START The data

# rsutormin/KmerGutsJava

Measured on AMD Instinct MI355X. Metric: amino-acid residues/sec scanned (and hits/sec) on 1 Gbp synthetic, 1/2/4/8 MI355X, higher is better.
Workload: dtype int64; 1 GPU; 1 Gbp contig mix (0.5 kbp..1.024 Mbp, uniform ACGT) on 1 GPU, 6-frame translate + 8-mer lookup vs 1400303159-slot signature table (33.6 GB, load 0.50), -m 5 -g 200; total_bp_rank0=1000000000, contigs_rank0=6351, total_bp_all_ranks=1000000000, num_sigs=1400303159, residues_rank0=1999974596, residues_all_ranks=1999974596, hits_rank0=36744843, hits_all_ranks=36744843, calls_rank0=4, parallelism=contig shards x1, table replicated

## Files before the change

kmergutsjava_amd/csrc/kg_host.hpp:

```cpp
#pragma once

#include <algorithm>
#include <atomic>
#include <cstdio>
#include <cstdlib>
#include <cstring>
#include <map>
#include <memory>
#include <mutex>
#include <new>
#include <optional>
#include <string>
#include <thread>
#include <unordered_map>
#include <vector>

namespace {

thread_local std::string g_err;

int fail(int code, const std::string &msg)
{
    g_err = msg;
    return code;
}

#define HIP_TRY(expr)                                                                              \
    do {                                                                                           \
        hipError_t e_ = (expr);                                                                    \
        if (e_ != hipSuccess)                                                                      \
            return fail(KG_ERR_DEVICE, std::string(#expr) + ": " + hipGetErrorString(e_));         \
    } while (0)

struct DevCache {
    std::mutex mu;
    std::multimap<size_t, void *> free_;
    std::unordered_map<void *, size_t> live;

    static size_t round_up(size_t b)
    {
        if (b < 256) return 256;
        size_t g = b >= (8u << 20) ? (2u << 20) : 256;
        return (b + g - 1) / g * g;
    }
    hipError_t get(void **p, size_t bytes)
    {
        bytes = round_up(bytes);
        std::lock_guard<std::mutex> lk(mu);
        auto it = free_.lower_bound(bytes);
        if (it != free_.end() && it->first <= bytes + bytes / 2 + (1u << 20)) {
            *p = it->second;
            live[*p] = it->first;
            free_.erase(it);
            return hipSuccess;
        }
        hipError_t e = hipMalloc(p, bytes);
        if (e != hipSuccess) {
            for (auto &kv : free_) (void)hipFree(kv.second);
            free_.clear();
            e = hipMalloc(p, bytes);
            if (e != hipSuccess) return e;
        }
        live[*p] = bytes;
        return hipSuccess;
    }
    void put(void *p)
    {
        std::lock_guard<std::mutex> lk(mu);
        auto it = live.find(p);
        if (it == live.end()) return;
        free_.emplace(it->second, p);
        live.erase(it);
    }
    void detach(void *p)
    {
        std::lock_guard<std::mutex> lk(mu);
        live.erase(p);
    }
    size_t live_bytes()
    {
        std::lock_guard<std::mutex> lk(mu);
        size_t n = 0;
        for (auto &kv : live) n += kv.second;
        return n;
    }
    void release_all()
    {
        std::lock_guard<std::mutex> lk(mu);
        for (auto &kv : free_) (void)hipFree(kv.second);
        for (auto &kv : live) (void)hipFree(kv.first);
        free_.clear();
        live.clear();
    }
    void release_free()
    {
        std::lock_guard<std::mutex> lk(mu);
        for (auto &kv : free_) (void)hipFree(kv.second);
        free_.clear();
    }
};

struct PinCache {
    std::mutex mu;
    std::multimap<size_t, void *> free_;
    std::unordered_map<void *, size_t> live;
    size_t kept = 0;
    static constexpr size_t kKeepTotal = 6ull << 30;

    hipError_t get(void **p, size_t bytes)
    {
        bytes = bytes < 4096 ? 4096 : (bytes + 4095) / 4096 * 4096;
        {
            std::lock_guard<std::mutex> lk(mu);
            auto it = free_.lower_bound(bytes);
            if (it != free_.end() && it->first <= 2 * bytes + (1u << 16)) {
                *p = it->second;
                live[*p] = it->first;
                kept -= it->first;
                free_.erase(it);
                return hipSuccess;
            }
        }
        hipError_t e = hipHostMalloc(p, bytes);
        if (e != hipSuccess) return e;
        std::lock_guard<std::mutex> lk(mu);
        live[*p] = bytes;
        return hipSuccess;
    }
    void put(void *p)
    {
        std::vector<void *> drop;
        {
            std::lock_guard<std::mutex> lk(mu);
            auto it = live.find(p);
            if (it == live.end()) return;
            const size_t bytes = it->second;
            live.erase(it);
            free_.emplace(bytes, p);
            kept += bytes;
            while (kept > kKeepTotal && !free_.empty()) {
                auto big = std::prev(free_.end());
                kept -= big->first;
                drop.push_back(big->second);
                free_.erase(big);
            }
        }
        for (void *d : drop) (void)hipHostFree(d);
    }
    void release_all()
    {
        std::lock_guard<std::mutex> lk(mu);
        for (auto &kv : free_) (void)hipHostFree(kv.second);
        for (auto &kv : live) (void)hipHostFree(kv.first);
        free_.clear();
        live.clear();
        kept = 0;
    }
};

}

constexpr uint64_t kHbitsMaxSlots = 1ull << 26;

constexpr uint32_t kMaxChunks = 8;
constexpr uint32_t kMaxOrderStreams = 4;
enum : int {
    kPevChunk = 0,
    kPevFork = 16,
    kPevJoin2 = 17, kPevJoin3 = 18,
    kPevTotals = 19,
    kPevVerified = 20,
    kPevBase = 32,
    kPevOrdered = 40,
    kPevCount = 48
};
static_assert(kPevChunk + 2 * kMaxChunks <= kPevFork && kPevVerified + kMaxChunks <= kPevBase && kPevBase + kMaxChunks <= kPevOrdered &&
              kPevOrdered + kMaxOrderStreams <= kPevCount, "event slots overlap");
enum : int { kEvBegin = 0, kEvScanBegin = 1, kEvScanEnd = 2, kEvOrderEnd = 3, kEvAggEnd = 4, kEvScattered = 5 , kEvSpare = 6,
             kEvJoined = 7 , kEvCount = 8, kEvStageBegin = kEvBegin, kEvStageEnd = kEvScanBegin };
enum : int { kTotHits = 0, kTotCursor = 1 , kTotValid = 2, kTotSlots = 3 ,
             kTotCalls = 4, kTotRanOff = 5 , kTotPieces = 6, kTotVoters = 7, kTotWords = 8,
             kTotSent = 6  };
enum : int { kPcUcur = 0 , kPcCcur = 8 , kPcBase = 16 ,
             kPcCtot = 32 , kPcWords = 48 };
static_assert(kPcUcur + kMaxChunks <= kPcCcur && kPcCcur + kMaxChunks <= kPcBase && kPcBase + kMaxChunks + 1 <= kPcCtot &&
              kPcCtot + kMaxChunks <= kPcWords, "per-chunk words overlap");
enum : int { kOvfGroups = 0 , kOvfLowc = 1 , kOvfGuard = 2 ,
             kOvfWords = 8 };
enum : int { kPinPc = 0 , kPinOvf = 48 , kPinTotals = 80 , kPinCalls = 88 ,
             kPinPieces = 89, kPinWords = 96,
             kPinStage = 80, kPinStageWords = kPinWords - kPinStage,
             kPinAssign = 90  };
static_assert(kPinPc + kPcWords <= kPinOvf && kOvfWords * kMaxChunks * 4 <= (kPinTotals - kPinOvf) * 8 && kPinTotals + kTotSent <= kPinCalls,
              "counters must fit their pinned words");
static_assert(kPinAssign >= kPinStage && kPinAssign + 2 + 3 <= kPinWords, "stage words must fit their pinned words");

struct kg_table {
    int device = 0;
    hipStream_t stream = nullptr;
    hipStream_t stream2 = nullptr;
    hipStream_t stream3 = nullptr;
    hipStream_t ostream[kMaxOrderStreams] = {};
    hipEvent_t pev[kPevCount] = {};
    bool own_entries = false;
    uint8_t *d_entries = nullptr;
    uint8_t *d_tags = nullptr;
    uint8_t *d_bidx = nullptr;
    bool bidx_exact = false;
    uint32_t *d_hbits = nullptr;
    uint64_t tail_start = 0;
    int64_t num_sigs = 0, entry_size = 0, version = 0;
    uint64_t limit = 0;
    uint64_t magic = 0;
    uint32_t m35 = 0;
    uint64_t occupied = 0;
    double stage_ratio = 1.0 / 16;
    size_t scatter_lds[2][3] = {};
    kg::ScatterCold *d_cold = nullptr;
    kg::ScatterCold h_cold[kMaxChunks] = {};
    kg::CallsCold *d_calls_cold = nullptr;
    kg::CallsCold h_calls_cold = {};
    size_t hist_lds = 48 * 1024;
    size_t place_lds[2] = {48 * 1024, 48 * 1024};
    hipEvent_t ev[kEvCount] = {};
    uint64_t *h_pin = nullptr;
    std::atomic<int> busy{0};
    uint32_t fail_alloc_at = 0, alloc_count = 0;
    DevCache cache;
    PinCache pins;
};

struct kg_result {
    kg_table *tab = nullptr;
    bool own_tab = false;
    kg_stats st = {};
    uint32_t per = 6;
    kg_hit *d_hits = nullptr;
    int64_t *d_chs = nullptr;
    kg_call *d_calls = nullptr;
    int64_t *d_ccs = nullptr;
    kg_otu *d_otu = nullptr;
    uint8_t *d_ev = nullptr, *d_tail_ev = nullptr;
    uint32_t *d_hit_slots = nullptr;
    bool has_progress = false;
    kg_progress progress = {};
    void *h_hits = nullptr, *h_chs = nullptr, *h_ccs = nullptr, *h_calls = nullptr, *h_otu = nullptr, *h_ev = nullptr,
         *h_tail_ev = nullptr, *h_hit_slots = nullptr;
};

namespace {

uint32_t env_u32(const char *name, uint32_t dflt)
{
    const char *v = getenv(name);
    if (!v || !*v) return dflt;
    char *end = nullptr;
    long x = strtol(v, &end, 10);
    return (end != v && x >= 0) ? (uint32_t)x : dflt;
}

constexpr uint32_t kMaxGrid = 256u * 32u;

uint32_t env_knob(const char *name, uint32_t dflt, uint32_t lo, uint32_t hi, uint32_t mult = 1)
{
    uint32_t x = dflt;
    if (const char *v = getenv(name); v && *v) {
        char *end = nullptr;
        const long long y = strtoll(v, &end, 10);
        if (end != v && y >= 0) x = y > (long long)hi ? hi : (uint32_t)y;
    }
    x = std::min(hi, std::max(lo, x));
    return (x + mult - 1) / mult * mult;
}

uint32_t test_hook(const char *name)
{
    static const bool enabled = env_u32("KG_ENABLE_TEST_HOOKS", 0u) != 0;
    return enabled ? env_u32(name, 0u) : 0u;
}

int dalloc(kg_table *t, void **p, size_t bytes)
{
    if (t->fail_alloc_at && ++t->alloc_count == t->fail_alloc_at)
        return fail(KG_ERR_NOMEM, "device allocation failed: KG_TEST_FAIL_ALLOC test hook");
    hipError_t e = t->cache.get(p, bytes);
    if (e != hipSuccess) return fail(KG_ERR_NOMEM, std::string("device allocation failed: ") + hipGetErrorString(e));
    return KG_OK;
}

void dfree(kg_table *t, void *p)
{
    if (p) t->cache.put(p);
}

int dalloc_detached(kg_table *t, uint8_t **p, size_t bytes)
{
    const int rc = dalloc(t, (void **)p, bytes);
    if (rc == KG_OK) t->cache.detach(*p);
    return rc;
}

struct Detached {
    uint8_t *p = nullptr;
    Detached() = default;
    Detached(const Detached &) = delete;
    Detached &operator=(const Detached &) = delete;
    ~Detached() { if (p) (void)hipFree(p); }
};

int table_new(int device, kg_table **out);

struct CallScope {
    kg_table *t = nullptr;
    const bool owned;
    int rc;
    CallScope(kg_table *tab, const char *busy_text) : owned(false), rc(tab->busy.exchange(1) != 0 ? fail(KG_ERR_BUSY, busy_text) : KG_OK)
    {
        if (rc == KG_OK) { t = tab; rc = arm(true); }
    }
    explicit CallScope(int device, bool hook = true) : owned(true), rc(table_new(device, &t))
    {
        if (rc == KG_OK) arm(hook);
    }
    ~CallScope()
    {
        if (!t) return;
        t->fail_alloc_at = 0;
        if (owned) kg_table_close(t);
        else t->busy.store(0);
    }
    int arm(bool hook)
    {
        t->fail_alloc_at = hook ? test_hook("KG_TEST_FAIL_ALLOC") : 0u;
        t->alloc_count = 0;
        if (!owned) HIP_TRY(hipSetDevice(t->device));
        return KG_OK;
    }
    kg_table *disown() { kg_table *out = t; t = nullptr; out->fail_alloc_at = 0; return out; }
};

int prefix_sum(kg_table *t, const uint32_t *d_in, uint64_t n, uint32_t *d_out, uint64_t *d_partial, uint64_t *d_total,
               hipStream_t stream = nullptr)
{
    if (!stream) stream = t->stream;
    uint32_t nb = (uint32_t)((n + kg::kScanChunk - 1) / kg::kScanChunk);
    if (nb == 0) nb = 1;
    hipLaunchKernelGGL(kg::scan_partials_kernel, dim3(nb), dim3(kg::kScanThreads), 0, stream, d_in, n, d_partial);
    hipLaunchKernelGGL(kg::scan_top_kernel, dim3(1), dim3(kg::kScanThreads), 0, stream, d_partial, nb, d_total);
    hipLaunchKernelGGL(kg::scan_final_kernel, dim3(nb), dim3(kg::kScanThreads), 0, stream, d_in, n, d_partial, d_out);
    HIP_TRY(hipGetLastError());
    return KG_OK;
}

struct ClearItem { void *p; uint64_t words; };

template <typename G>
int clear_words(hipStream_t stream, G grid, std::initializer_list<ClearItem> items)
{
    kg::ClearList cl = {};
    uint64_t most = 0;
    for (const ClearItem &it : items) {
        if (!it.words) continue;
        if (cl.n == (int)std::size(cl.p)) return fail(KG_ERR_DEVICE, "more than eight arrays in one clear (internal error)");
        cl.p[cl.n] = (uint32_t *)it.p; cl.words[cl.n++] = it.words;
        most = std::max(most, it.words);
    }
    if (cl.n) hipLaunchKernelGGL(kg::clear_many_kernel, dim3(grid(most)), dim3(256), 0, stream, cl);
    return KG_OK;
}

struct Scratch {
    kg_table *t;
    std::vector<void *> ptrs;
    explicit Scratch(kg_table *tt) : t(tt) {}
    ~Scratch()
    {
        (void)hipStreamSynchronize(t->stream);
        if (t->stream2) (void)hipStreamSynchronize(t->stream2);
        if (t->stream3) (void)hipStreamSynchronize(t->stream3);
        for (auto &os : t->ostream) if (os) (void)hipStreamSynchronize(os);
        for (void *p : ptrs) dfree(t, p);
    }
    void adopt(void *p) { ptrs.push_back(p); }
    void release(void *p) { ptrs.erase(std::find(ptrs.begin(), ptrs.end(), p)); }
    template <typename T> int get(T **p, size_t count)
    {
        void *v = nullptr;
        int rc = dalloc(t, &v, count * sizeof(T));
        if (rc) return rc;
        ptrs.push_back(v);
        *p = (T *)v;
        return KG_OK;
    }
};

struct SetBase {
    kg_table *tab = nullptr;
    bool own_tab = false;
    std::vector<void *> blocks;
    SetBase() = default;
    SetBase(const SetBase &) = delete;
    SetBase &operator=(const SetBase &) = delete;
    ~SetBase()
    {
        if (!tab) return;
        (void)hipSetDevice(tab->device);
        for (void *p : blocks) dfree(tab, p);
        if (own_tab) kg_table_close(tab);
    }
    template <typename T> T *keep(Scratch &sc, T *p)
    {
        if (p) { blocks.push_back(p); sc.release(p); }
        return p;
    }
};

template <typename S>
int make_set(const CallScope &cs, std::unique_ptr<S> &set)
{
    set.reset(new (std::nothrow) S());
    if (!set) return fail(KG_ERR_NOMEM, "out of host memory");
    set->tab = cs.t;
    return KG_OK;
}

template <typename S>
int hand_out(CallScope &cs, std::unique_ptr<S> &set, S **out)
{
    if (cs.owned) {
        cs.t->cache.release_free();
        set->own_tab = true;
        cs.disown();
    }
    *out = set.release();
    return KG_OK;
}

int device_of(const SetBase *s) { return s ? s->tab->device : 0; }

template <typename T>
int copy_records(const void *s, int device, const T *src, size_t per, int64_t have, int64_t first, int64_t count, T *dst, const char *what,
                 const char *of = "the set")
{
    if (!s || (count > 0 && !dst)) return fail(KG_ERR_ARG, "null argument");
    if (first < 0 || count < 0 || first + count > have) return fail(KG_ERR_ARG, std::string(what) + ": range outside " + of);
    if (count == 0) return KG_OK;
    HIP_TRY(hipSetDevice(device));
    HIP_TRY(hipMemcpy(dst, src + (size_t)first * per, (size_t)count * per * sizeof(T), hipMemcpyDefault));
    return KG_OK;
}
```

END The data
START The data

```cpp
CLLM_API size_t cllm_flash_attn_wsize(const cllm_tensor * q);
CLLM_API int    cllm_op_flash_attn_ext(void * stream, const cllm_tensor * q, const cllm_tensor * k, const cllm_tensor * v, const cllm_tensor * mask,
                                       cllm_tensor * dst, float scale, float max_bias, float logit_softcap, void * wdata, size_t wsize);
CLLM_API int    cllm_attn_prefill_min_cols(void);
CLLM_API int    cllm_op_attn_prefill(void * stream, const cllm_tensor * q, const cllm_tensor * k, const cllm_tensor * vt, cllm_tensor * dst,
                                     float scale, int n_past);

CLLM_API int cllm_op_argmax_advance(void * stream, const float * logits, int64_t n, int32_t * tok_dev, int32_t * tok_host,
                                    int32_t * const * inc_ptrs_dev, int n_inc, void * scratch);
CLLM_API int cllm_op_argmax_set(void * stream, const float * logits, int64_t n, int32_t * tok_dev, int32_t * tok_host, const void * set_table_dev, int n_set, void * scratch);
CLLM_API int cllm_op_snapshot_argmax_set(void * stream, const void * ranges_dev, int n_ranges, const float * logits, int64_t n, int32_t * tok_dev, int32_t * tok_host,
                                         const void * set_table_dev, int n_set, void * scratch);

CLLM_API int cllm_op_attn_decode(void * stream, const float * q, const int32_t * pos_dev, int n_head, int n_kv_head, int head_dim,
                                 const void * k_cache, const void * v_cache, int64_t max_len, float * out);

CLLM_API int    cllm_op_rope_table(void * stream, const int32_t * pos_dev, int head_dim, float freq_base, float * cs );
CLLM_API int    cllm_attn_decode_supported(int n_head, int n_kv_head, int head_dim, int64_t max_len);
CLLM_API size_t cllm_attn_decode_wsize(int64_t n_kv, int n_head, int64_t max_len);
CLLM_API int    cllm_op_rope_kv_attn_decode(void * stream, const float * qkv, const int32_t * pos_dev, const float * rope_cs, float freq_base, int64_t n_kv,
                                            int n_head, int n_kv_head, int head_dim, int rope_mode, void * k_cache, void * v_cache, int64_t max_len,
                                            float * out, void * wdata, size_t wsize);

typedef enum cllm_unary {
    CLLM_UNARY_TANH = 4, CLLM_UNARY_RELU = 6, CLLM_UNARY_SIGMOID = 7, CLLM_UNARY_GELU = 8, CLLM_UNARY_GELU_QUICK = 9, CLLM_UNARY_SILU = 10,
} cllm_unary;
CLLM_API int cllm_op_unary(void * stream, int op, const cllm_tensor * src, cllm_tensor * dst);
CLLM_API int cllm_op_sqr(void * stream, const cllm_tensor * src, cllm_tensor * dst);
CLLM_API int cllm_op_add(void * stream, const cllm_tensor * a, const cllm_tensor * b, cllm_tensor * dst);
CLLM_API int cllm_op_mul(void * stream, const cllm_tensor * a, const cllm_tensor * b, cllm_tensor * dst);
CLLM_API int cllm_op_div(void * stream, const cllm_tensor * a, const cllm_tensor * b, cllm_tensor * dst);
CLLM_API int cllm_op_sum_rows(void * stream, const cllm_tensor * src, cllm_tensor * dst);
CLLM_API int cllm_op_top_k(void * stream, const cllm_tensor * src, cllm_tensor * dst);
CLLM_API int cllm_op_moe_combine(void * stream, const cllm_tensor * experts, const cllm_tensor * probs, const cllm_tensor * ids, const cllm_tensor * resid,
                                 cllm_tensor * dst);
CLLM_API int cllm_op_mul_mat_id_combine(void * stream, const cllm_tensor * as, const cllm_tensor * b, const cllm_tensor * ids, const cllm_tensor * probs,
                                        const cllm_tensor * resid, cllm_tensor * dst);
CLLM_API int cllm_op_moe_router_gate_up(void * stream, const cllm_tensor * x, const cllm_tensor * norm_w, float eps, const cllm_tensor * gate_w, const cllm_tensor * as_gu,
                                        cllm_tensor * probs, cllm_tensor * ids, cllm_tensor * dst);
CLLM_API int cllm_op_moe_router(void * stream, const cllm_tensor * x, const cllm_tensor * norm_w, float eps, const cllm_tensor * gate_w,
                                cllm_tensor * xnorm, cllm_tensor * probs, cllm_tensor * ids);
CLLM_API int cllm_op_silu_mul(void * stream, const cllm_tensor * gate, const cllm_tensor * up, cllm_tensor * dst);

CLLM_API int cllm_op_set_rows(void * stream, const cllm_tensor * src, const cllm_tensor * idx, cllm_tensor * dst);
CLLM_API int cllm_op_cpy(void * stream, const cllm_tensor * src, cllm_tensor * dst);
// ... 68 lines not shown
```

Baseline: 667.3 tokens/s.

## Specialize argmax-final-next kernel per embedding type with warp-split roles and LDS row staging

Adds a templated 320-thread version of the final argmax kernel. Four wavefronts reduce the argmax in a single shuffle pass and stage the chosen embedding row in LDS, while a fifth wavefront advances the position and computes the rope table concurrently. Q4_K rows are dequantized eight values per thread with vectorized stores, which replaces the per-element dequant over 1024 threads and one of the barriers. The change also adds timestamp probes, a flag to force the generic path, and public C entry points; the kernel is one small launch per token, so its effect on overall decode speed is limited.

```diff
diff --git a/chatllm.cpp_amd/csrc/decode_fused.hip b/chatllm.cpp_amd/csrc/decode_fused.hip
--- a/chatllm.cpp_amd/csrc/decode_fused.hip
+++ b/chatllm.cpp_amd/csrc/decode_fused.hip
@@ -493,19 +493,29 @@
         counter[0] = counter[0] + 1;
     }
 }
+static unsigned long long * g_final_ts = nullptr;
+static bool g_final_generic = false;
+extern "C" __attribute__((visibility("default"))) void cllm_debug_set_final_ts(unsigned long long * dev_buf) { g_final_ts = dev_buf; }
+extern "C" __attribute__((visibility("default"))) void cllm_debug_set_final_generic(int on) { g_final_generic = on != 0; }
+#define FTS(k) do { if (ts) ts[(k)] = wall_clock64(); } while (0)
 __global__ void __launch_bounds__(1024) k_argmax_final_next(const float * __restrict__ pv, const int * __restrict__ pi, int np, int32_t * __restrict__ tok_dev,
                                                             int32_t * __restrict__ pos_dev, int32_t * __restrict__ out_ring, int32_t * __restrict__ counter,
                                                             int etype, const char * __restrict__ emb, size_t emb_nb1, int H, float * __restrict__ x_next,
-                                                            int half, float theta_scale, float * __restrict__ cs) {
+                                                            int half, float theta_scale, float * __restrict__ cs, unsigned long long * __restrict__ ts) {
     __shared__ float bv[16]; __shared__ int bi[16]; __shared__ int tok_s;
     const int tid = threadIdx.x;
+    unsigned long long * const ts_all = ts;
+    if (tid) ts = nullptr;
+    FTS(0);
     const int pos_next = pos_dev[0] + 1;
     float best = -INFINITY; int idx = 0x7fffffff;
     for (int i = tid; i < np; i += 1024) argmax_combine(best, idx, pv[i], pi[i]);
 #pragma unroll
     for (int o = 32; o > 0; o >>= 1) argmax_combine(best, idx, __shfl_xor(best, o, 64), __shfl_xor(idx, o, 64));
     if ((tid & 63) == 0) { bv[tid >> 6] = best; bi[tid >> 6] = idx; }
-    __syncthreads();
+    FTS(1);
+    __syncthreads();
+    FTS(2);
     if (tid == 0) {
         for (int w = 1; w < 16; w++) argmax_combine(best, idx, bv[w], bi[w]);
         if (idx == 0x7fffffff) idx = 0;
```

END The data

What is expected | Your answer should consist solely of the lines above from the line with "# rsutormin/KmerGutsJava" to the line with "Measured on AMD", both included, reproduced exactly.

Task response |
# rsutormin/KmerGutsJava

Measured on AMD Instinct MI355X. Metric: amino-acid residues/sec scanned (and hits/sec) on 1 Gbp synthetic, 1/2/4/8 MI355X, higher is better.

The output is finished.